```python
class ReplayTargetLoop:
    def __init__(self, replay, algo, batch_size, learner_steps, action_dim, outputs, n_step=None, double_q=True,
                 per=None, variant=0, discount=None, alpha=0.5, eps=0.01, c51=(51, -10.0, 10.0), mdqn=(0.03, -1.0),
                 frames=None, rng_seed=None, overlap_sample_gather=None, want_prio=False, early_update=True,
                 gather_waves="auto", pdl_at_joins=True, gather_window="auto", k4_priority=True, waves_when_eager=False,
                 replacement=True):
        assert algo in ALGOS, algo
        self.lib = _lib.load()
        self.rp, self.algo, self.B, self.L, self.A = replay, algo, int(batch_size), int(learner_steps), int(action_dim)
        self.total = T = self.L * self.B
        self.dev = dev = replay.device
        self.variant = int(variant)
        self.replacement = bool(replacement)
        if not self.replacement:
            if overlap_sample_gather:
                raise ValueError("ReplayTargetLoop(replacement=False) gathers with one plain launch: the overlapped / waved "
                                 "sample-gather schedules draw with replacement only")
            if self.B > 1024:
                raise ValueError(f"ReplayTargetLoop(replacement=False) takes batches of at most 1024 records, not {self.B}")
            if rng_seed is None:
                rng_seed = int(torch.randint(-2 ** 63, 2 ** 63 - 1, (1,), dtype=torch.int64).item())
        elif overlap_sample_gather is None:
            overlap_sample_gather = True
        self.overlap_sg = bool(overlap_sample_gather) and int(variant) == 0
        self.early_update = bool(early_update)
        self.rng_seed = None if rng_seed is None else int(rng_seed) & 0xFFFFFFFFFFFFFFFF
        self.n = int(n_step if n_step is not None else replay.n_gather)
        self.gamma = float(discount if discount is not None else replay.gamma)
        self.gamma_n = float(np.float32(self.gamma ** self.n))
        self.per = replay.prioritize if per is None else bool(per)
        self.double_q = bool(double_q)
        self.alpha, self.eps = float(alpha), float(eps)
        self.c51, self.mdqn = c51, mdqn
        e = lambda *s, dt=torch.float32: torch.empty(*s, dtype=dt, device=dev)
        self.u = e(T)
        self.idx = e(T, dt=torch.int64); self.prio = e(T); self.w = e(T)
        self.frames = frames if frames is not None else e(T, 8 * replay.F, dt=torch.uint8)
        self.act = e(T, dt=torch.int64); self.r64 = e(T, dt=torch.float64); self.r32 = e(T)
        self.d8 = e(T, dt=torch.uint8); self.d32 = e(T); self.boot = e(T, dt=torch.int64)
        self.loss = e(T); self.newp = e(T) if want_prio else None
        self.o = outputs
        self.grad = torch.empty_like(self.o["online"])
        self.frac = e(T) if algo == "fqf" else None
        self.gtau = e(T, self.o["taus"].shape[1]) if algo == "fqf" else None
        self.waves = self._wave_plan(gather_waves) if self.overlap_sg else None
        self.pdl_at_joins = bool(pdl_at_joins)
        self.waves_when_eager = bool(waves_when_eager)
        if self.waves:
            self.side = torch.cuda.Stream(device=dev)
            self.fast = torch.cuda.Stream(device=dev, priority=-1) if k4_priority else None
            self.wave_ev = [torch.cuda.Event() for _ in self.waves]
            self._join = {b0: j for j, (b0, _, _, _) in enumerate(self.waves)}
            per_batch = self.B * 16 * replay.F >= 10_000_000
            self.window = (400 if per_batch else 128) if gather_window == "auto" else int(gather_window or 0)
        n_gather = len(self.waves) if self.waves else 1
        self._plan_join = max(self.waves[-1][0] + 1, self.L - 4) if self.waves else self.L
        self._use_plan = self._use_plan_default = self.per and self.early_update and T <= _lib.K2B_PLAN_MAX and self._plan_join < self.L
        if self._use_plan:
            self.plan = torch.empty(_lib.K2B_PLAN_BYTES, dtype=torch.uint8, device=dev)
            self.plan_ev = torch.cuda.Event()
        self.launches_per_step = 1 + n_gather + self.L + (1 if self.per else 0)
        self._k4 = None
        self._k4_all = None
        self.graph = None
        self.report = []
        self._report_dev = []
        self.graphs = []

    def _st(self):
        return _lib.stream_ptr(self.dev)

    def sample(self):
        rp = self.rp
        if not self.replacement:
            _lib.check(self.lib.a0_pt_sample_unique(rp.h, self.rng_seed, -1, self.total, self.B, -1.0, float(rp.beta), 0.0,
                                                    0 if self.per else 1, self.idx.data_ptr(), self.prio.data_ptr(),
                                                    self.w.data_ptr(), None, self._st()), "a0_pt_sample_unique")
            return
        if self.rng_seed is not None:
            _lib.check(self.lib.a0_pt_sample_rng(rp.h, self.rng_seed, -1, self.total, self.B, -1.0, float(rp.beta), 0.0,
                                                 0 if self.per else 1, self.idx.data_ptr(), self.prio.data_ptr(),
                                                 self.w.data_ptr(), None, self._st()), "a0_pt_sample_rng")
            return
        _lib.check(self.lib.a0_pt_sample(rp.h, self.u.data_ptr(), self.total, self.B, -1.0, float(rp.beta), 0.0,
                                         0 if self.per else 1, self.idx.data_ptr(), self.prio.data_ptr(),
                                         self.w.data_ptr(), self._st()), "a0_pt_sample")

    def gather(self, idx_ptr=None, out_ptr=None, count=None, variant=None):
        _lib.check(self.lib.a0_rb_gather(self.rp.h, idx_ptr or self.idx.data_ptr(), count or self.total, self.n, self.gamma,
                                         out_ptr or self.frames.data_ptr(), self.act.data_ptr(), self.r64.data_ptr(),
                                         self.r32.data_ptr(), self.d8.data_ptr(), self.d32.data_ptr(), self.boot.data_ptr(),
                                         self.variant if variant is None else variant, self._st()), "a0_rb_gather")

    def sample_gather(self):
        rp = self.rp
        _lib.check(self.lib.a0_rb_sample_gather(
            rp.h, None if self.rng_seed is not None else self.u.data_ptr(), self.rng_seed or 0, -1, self.total, self.B, -1.0,
            float(rp.beta), 0.0, 0 if self.per else 1, self.idx.data_ptr(), self.prio.data_ptr(), self.w.data_ptr(), self.n,
            self.gamma, self.frames.data_ptr(), self.act.data_ptr(), self.r64.data_ptr(), self.r32.data_ptr(),
            self.d8.data_ptr(), self.d32.data_ptr(), self.boot.data_ptr(), self._st()), "a0_rb_sample_gather")

    def _wave_plan(self, spec):
        return wave_plan(self.L, self.B, self.rp.F, spec)

    def sample_gather_waves(self, plan=False):
        rp, lib = self.rp, self.lib
        main = torch.cuda.current_stream(self.dev)
        self.side.wait_stream(main)
        with torch.cuda.stream(self.side):
            st = self._st()
            _lib.check(lib.a0_rb_sample_mail(rp.h, None if self.rng_seed is not None else self.u.data_ptr(), self.rng_seed or 0, -1,
                                             self.total, self.B, -1.0, float(rp.beta), 0.0, 0 if self.per else 1, self.idx.data_ptr(),
                                             self.prio.data_ptr(), self.w.data_ptr(), st), "a0_rb_sample_mail")
            for j, (_, _, lo, cnt) in enumerate(self.waves):
                _lib.check(lib.a0_rb_gather_mail(rp.h, lo, cnt, self.window, self.n, self.gamma, self.frames.data_ptr(), self.act.data_ptr(),
                                                 self.r64.data_ptr(), self.r32.data_ptr(), self.d8.data_ptr(), self.d32.data_ptr(),
                                                 self.boot.data_ptr(), st), "a0_rb_gather_mail")
                self.wave_ev[j].record(self.side)
            if plan:
                _lib.check(lib.a0_pt_update_plan(rp.h, self.idx.data_ptr(), self.total, self.plan.data_ptr(), st), "a0_pt_update_plan")
                self.plan_ev.record(self.side)

    def _wait_wave(self, j):
        torch.cuda.current_stream(self.dev).wait_event(self.wave_ev[j])

    def _common(self, lo, count):
        s = slice(lo, lo + count)
        p = lambda t: t[s].data_ptr()
        return _lib.LossCommon(B=count, A=self.A, action=p(self.act), reward=p(self.r32), done=p(self.d32), weight=p(self.w),
                               gamma_n=self.gamma_n, alpha=self.alpha, eps=self.eps, loss=p(self.loss), prio=p(self.newp) if self.newp is not None else None,
                               max_p=self.rp.max_p_tensor.data_ptr() if self.per else None), s

    def _bind(self, lo, count):
        lib, o, algo = self.lib, self.o, self.algo
        c, s = self._common(lo, count)
        p = lambda t: t[s].data_ptr()
        qsel = p(o["qsel"]) if (self.double_q or algo in ("iqn", "fqf")) and algo != "mdqn" else None
        if algo == "dqn":
            a = (lib.a0_loss_dqn, (C.byref(c), p(o["online"]), p(o["tgt_next"]), qsel, p(self.grad)))
        elif algo == "mdqn":
            a = (lib.a0_loss_mdqn, (C.byref(c), p(o["online"]), p(o["tgt_next"]), p(o["tgt_cur"]), self.mdqn[0], self.mdqn[1],
                                    p(self.grad)))
        elif algo == "c51":
            M, vmin, vmax = self.c51
            a = (lib.a0_loss_c51, (C.byref(c), p(o["online"]), p(o["tgt_next"]), qsel, o["atoms"].data_ptr(), M, vmin, vmax,
                                   p(self.grad), None))
        elif algo == "qr":
            N = o["online"].shape[2]
            a = (lib.a0_loss_quantile, (C.byref(c), 0, p(o["online"]), p(o["tgt_next"]), None, qsel, o["tgt_next"].shape[2], N,
                                        p(self.grad), None, None, None, None))
        elif algo == "iqn":
            a = (lib.a0_loss_quantile, (C.byref(c), 1, p(o["online"]), p(o["tgt_next"]), p(o["taus"]), qsel,
                                        o["tgt_next"].shape[1], o["online"].shape[1], p(self.grad), None, None, None, None))
        else:
            F_ = o["online"].shape[1]
            a = (lib.a0_loss_quantile, (C.byref(c), 1, p(o["online"]), p(o["tgt_next"]), p(o["taus_hat"]), qsel, F_, F_,
                                        p(self.grad), p(o["q_bar"]), p(o["taus"]), p(self.frac), p(self.gtau)))
        return c, a

    def target_loss(self, k):
        if self._k4 is None:
            self._k4 = [self._bind(k_ * self.B, self.B) for k_ in range(self.L)]
        fn, args = self._k4[k][1]
        rc = fn(*args, self._st())
        if rc:
            _lib.check(rc, "a0_loss_" + self.algo)

    def target_loss_all(self):
        if self._k4_all is None:
            self._k4_all = self._bind(0, self.total)
        fn, args = self._k4_all[1]
        rc = fn(*args, self._st())
        if rc:
            _lib.check(rc, "a0_loss_" + self.algo)

    def bind_report(self, slots=2):
        self.report = [(torch.empty(self.total, dtype=torch.int64).pin_memory(),
                        torch.empty(self.total, dtype=torch.float32).pin_memory()) for _ in range(int(slots))]
        self._report_dev = [(_lib.host_map(i), _lib.host_map(l)) for i, l in self.report]
        return self.report

    def update(self, slot=None, after_k4=False):
        if self.per and self.early_update and after_k4:
            ri, rl = self._report_dev[slot] if slot is not None else (None, None)
            _lib.check(self.lib.a0_pt_update_overlapped(self.rp.h, self.idx.data_ptr(), self.loss.data_ptr(), self.total, self.alpha,
                                                        self.eps, ri, rl, self._st()), "a0_pt_update_overlapped")
            return
        if self.per and slot is not None:
            ri, rl = self._report_dev[slot]
            _lib.check(self.lib.a0_pt_update_report(self.rp.h, self.idx.data_ptr(), self.loss.data_ptr(), self.total, self.alpha,
                                                    self.eps, ri, rl, self._st()), "a0_pt_update_report")
            return
        if self.per:
            _lib.check(self.lib.a0_pt_update(self.rp.h, self.idx.data_ptr(), self.loss.data_ptr(), self.total, self.alpha,
                                             self.eps, self._st()), "a0_pt_update")
        if slot is not None:
            self.report[slot][0].copy_(self.idx, non_blocking=True)
            self.report[slot][1].copy_(self.loss, non_blocking=True)

    def _apply(self, slot=None):
        ri, rl = self._report_dev[slot] if slot is not None else (None, None)
        _lib.check(self.lib.a0_pt_update_apply(self.rp.h, self.idx.data_ptr(), self.loss.data_ptr(), self.total, self.alpha,
                                               self.eps, self.plan.data_ptr(), ri, rl, self._st()), "a0_pt_update_apply")

    def _targets_and_update(self, fused_k4, slot, update=True, planned=False):
        if fused_k4:
            for j in range(len(self.waves)):
                self._wait_wave(j)
            self.target_loss_all()
            if update:
                self.update(slot, after_k4=True)
            return
        for k in range(self.L):
            j = self._join.get(k)
            join_plan = planned and k == self._plan_join
            if join_plan:
                torch.cuda.current_stream(self.dev).wait_event(self.plan_ev)
            if (j is None and not join_plan) or self.pdl_at_joins:
                if j is not None:
                    self._wait_wave(j)
                self.target_loss(k)
            else:
                if j is not None:
                    self._wait_wave(j)
                mask = C.c_int64(0)
                _lib.check(self.lib.a0_get_option(_lib.OPT_PDL, C.byref(mask)), "a0_get_option")
                self.lib.a0_set_option(_lib.OPT_PDL, mask.value & ~1)
                try:
                    self.target_loss(k)
                finally:
                    self.lib.a0_set_option(_lib.OPT_PDL, mask.value)
        if planned:
            self._apply(slot)
        elif update:
            self.update(slot, after_k4=True)

    def step(self, fused_k4=False, slot=None, update=True):
        if self.rng_seed is None:
            self.u.uniform_()
        if self.waves and (self.waves_when_eager or torch.cuda.is_current_stream_capturing()):
            planned = update and self._use_plan and not fused_k4
            self.sample_gather_waves(plan=planned)
            if self.fast is None:
                self._targets_and_update(fused_k4, slot, update, planned)
                return
            main = torch.cuda.current_stream(self.dev)
            self.fast.wait_stream(main)
            with torch.cuda.stream(self.fast):
                self._targets_and_update(fused_k4, slot, update, planned)
            main.wait_stream(self.fast)
            return
        if self.overlap_sg:
            self.sample_gather()
        else:
            self.sample()
            self.gather()
        if fused_k4:
            self.target_loss_all()
        else:
            for k in range(self.L):
                self.target_loss(k)
        if update:
            self.update(slot, after_k4=True)

    def capture(self, warm=3, fused_k4=False):
        self.rp.push_dynamic()
        for _ in range(warm):
            self.step(fused_k4)
        torch.cuda.synchronize(self.dev)
        g = torch.cuda.CUDAGraph()
        with torch.cuda.graph(g):
            self.step(fused_k4)
        self.graph = g
        return g
# ... 80 lines not shown
```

★ ★ ★ ★ ★

§ EXERCISE AIM
Search the entries for the word "auto", then list each line that holds it.

§ WRITTEN REPLY
                 gather_waves="auto", pdl_at_joins=True, gather_window="auto", k4_priority=True, waves_when_eager=False,
            self.window = (400 if per_batch else 128) if gather_window == "auto" else int(gather_window or 0)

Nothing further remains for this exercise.